▶ **EXERCISE OBJECTIVE**:
State the number of lines in these records that include the word "kPrioTurn", and add nothing to it.

[Excerpts from a dataset]

____________

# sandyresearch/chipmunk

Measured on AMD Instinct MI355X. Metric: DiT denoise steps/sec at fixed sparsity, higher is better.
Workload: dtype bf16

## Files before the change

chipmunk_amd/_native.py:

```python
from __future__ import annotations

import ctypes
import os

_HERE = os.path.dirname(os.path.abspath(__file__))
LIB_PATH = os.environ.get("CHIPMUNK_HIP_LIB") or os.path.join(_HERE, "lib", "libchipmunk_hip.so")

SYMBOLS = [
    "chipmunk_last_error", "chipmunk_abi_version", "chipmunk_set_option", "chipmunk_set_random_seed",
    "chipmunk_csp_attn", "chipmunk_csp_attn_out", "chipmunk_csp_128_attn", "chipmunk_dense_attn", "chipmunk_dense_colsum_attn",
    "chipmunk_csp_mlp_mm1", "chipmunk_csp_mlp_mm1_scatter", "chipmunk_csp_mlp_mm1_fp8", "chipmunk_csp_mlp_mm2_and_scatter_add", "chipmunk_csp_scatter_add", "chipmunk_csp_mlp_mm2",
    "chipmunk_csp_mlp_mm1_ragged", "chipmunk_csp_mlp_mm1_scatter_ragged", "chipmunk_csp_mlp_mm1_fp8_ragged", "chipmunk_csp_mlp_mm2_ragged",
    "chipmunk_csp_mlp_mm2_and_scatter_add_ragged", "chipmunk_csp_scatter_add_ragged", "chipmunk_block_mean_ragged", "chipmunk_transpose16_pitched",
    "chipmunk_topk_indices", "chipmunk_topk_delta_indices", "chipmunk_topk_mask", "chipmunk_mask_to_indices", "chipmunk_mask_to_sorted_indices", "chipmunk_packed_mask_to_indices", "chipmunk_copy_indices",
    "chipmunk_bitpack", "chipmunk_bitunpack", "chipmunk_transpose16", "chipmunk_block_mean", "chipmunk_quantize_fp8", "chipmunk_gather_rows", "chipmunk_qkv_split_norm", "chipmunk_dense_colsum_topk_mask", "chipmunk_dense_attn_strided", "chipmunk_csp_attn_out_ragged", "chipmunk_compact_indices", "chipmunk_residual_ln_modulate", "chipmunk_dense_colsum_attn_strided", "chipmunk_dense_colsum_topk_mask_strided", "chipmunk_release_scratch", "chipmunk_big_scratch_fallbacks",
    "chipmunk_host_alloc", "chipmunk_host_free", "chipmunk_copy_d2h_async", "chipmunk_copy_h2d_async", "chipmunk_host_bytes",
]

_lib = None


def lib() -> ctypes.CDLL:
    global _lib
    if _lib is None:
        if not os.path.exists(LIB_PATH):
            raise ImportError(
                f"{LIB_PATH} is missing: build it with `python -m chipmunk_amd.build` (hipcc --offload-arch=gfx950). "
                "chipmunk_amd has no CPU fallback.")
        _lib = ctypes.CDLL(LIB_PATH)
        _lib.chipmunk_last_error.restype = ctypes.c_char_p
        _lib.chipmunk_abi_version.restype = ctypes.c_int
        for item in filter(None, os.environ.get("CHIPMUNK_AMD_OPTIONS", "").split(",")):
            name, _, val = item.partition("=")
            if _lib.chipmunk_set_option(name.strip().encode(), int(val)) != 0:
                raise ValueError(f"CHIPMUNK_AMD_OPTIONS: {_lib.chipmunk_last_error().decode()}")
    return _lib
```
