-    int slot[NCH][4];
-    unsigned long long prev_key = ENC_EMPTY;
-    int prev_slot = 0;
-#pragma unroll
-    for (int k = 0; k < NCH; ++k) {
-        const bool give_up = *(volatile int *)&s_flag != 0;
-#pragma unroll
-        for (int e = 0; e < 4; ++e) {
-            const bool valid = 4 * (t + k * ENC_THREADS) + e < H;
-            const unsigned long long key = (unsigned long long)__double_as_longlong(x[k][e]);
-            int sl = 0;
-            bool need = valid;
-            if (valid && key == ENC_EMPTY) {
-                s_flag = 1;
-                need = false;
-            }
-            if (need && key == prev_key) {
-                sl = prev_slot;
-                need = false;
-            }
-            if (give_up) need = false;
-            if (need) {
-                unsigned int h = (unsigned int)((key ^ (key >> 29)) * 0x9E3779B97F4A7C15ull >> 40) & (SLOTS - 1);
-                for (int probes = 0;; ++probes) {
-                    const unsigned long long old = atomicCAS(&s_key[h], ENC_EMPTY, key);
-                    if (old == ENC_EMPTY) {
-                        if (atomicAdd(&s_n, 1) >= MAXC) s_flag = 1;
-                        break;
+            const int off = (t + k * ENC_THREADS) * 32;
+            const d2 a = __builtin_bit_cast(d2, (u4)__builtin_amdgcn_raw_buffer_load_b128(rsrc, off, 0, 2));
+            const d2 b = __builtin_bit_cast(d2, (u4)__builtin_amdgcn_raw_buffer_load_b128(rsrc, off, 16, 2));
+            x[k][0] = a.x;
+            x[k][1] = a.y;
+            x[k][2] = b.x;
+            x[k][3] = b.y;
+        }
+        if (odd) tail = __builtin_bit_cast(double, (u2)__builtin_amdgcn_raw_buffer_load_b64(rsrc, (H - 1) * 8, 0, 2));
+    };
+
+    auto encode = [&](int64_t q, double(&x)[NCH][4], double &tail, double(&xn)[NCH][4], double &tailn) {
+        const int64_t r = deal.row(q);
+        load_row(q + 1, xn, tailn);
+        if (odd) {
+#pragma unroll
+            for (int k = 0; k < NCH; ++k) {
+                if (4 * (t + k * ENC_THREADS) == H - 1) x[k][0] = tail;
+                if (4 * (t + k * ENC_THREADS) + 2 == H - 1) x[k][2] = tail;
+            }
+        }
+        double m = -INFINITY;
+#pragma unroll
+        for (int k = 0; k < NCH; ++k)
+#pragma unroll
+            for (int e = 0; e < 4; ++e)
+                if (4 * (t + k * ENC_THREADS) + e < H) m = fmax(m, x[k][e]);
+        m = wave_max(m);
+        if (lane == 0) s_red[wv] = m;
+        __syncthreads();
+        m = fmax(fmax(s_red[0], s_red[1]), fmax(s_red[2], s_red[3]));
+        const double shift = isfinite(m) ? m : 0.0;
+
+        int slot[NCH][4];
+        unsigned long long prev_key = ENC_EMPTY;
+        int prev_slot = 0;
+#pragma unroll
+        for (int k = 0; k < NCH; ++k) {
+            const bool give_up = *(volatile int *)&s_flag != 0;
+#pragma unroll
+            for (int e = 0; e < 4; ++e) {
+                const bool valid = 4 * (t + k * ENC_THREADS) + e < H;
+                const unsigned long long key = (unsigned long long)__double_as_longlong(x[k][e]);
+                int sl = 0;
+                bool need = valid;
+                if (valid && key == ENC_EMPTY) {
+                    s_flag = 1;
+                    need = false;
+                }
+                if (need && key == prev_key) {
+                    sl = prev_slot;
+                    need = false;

____________

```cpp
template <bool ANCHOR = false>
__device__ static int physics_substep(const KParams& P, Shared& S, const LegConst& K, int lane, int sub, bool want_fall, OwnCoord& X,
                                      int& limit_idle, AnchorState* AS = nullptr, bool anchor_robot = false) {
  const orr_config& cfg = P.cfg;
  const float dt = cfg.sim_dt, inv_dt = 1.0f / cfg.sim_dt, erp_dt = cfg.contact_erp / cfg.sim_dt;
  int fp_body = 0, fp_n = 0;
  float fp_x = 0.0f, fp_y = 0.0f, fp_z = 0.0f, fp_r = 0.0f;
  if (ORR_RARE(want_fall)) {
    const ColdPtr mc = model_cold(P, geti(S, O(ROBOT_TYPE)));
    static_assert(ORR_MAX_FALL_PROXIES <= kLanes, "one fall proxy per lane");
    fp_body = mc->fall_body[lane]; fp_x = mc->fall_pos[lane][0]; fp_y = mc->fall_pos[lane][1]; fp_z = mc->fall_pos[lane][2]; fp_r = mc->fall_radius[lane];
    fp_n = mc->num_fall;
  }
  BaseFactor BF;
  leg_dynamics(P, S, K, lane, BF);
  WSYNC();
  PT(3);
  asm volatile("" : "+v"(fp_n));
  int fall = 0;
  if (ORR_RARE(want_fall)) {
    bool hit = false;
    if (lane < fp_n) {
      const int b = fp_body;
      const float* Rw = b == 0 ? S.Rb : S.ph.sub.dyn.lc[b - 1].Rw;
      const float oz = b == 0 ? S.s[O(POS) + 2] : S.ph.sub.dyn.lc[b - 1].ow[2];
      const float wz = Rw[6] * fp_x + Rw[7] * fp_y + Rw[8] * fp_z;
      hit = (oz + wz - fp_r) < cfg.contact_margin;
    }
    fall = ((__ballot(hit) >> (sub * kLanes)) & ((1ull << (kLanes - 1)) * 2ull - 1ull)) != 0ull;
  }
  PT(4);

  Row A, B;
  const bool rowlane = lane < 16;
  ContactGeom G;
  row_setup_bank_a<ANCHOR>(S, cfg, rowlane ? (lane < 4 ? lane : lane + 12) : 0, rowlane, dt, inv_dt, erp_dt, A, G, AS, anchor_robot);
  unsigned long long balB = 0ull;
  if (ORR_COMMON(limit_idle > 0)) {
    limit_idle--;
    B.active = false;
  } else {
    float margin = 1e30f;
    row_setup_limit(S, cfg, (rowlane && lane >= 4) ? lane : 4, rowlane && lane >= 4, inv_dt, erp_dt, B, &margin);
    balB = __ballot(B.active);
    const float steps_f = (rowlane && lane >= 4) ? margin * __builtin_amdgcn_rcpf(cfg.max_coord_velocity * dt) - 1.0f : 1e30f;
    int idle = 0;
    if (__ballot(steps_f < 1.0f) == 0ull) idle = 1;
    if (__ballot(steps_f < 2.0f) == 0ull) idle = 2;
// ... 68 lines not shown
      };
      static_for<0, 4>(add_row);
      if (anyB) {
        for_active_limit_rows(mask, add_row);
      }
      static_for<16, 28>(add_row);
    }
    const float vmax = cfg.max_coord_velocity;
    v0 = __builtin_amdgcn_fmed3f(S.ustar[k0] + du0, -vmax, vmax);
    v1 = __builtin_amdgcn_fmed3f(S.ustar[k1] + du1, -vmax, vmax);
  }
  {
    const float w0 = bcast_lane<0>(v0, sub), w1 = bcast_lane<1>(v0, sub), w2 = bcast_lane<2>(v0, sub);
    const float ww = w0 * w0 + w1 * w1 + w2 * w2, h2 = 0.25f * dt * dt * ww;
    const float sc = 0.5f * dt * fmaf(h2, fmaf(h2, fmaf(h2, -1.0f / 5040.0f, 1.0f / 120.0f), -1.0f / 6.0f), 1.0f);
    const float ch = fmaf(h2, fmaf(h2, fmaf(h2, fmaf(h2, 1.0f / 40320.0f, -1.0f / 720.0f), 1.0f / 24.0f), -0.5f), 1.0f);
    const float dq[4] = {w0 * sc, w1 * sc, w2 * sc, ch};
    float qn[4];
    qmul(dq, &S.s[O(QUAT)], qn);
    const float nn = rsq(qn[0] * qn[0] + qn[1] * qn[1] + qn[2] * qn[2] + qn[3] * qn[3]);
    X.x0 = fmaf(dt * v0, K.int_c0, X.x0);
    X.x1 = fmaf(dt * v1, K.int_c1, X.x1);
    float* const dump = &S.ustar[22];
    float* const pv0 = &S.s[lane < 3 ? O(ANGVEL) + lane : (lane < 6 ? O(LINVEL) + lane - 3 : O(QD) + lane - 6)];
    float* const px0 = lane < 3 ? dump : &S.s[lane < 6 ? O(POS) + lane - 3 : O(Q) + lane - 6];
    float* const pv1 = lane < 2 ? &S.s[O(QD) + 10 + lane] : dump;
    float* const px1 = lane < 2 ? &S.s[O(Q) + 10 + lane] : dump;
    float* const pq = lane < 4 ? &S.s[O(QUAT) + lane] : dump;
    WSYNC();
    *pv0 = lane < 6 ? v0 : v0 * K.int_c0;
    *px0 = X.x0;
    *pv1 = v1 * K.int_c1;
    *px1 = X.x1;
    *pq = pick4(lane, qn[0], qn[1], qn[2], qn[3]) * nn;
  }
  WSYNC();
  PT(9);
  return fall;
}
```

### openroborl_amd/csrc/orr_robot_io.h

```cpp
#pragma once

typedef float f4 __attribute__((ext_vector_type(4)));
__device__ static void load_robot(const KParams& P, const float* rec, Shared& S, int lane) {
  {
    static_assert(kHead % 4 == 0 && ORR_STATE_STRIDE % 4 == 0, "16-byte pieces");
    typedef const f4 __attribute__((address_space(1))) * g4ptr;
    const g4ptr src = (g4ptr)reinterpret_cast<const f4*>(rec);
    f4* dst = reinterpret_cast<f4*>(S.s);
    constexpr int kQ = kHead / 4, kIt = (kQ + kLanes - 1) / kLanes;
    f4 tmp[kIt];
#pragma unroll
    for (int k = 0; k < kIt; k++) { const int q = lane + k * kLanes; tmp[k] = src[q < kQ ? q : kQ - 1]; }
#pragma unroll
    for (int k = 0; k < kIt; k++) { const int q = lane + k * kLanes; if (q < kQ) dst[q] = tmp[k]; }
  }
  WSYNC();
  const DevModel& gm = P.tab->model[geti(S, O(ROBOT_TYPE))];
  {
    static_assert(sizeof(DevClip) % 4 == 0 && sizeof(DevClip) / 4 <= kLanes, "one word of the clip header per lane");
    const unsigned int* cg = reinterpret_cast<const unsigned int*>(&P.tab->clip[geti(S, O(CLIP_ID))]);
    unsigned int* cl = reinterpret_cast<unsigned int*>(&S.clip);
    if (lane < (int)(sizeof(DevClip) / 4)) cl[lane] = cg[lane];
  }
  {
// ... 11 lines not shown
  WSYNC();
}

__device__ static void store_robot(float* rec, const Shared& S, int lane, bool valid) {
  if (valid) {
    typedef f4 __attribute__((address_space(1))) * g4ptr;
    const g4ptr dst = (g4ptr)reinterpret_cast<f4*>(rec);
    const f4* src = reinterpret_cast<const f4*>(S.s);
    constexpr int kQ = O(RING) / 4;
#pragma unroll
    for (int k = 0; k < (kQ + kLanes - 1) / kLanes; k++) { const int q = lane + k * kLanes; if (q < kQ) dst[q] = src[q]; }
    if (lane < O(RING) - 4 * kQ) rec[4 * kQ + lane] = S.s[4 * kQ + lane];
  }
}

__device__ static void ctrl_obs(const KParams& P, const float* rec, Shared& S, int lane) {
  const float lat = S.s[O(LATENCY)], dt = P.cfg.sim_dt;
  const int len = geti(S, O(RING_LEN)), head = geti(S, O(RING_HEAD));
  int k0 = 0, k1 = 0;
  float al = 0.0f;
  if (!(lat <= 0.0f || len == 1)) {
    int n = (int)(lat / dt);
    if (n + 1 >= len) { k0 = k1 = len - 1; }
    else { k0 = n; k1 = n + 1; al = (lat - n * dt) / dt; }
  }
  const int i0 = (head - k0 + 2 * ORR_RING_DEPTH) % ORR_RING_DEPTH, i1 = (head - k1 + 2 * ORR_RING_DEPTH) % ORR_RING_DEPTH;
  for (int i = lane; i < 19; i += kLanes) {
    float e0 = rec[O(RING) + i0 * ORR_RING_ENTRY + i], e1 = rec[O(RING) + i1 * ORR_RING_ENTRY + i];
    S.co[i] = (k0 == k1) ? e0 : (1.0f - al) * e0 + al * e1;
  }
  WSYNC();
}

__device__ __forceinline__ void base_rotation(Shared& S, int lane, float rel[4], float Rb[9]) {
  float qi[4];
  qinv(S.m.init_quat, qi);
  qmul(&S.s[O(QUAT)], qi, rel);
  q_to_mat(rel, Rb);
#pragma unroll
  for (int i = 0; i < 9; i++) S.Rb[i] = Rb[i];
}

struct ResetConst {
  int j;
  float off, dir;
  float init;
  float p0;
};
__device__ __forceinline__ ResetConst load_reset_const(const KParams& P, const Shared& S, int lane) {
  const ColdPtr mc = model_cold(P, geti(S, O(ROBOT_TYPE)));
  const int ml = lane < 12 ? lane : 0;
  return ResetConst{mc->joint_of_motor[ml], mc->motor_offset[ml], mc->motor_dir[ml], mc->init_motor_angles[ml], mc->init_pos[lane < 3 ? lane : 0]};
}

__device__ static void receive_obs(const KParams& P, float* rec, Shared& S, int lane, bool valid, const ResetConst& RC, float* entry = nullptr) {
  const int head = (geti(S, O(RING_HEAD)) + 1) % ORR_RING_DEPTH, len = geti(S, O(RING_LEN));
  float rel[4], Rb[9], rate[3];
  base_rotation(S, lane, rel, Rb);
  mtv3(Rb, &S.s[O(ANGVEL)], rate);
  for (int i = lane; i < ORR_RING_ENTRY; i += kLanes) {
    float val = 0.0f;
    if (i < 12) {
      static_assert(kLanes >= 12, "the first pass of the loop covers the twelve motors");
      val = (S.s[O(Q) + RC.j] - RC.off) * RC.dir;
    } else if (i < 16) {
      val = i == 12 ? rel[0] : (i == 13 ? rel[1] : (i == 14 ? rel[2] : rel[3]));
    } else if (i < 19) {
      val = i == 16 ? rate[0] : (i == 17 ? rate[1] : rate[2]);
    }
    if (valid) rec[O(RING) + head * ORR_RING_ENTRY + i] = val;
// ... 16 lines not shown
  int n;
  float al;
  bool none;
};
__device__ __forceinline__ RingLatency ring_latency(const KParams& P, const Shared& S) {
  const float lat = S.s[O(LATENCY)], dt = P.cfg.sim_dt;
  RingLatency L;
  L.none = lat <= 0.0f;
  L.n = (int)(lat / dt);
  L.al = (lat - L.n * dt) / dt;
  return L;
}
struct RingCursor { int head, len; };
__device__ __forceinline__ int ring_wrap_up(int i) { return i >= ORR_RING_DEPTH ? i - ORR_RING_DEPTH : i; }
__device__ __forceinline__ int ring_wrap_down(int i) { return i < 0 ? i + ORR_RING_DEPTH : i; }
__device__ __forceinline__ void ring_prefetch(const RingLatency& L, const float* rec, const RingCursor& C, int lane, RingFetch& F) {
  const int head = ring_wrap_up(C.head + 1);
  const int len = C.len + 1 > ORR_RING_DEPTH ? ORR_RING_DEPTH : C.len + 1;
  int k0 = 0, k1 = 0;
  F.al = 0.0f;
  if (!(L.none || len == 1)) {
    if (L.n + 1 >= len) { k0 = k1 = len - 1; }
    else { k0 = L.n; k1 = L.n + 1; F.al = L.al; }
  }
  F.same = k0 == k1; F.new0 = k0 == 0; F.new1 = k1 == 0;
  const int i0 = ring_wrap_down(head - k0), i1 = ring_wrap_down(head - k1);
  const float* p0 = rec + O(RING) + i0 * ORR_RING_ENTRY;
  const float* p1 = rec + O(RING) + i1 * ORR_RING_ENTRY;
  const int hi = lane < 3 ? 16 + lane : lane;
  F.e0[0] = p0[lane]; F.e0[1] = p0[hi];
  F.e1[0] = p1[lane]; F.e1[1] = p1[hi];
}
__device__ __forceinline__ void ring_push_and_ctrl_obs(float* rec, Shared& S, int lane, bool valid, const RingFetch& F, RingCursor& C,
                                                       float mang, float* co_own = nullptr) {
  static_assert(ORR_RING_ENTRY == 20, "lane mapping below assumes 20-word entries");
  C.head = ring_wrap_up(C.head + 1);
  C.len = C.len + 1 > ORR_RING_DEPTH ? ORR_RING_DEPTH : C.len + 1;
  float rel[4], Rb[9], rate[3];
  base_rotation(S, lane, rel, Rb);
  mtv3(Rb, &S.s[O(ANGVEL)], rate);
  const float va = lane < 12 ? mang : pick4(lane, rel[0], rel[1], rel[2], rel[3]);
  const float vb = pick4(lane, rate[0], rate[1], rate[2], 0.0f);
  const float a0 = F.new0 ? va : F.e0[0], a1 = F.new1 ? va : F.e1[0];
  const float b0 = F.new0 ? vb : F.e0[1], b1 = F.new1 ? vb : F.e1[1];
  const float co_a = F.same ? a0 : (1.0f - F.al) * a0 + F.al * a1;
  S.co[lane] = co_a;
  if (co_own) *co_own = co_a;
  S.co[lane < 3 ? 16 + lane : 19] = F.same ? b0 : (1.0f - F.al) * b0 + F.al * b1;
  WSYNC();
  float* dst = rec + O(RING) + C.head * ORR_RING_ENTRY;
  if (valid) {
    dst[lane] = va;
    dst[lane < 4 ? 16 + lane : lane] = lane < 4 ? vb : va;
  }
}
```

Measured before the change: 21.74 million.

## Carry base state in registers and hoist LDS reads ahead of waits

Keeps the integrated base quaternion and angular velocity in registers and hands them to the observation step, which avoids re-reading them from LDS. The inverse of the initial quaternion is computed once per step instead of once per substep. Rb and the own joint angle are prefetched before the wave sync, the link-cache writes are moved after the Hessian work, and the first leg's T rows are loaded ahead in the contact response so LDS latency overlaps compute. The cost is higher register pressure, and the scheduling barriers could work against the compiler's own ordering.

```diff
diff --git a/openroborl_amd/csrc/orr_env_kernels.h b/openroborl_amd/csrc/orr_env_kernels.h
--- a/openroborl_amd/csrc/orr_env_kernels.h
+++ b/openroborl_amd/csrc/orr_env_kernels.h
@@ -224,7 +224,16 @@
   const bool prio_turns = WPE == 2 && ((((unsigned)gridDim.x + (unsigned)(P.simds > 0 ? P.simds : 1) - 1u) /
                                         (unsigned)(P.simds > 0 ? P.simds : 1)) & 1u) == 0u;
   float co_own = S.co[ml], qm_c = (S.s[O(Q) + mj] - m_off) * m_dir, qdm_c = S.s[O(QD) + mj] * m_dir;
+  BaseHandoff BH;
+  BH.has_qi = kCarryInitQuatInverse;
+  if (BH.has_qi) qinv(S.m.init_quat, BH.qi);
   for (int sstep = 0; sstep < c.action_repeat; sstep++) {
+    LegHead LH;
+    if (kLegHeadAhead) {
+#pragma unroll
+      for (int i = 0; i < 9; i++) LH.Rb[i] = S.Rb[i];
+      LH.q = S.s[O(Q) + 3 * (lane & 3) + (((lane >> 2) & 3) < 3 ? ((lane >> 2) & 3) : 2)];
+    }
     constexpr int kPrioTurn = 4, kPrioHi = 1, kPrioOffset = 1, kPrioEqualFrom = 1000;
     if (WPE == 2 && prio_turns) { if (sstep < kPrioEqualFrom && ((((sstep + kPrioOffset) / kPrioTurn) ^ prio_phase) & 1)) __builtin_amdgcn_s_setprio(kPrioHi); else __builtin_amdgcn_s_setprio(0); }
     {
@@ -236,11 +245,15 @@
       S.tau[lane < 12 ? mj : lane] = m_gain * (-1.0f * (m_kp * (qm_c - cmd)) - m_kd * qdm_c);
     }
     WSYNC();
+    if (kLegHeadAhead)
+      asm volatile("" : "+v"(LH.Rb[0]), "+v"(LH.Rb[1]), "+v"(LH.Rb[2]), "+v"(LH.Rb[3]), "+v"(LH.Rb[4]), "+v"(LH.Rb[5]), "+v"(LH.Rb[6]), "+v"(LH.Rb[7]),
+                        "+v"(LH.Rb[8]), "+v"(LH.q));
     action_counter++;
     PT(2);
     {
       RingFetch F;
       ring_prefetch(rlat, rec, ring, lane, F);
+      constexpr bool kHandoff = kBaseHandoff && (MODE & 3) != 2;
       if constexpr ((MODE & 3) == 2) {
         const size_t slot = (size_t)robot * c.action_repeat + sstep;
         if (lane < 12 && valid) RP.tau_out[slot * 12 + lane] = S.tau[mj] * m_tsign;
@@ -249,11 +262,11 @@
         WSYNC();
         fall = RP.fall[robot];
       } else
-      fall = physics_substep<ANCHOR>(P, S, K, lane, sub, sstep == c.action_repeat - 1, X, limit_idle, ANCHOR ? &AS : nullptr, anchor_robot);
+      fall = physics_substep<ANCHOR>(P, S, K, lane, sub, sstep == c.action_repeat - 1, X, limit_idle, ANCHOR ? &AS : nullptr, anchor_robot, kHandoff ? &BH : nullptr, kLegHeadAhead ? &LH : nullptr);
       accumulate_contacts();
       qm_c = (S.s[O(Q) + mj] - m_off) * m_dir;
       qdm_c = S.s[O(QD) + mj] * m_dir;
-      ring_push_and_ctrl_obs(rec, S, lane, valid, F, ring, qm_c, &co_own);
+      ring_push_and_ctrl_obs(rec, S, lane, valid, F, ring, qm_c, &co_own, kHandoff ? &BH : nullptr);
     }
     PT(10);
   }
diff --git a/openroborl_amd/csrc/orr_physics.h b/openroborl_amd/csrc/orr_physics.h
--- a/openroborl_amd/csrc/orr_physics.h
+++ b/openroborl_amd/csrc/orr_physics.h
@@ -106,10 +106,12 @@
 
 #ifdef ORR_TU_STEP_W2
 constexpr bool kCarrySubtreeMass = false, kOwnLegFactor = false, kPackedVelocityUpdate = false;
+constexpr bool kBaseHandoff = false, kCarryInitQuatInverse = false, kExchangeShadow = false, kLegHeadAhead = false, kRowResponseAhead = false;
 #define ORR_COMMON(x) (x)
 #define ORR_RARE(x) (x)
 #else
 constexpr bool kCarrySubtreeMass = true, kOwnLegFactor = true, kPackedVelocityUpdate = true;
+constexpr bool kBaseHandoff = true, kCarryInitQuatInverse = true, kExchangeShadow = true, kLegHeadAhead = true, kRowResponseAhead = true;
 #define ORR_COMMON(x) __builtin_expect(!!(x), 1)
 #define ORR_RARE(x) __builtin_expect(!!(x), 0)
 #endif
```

____________

▶ **ANSWER BOX**:
2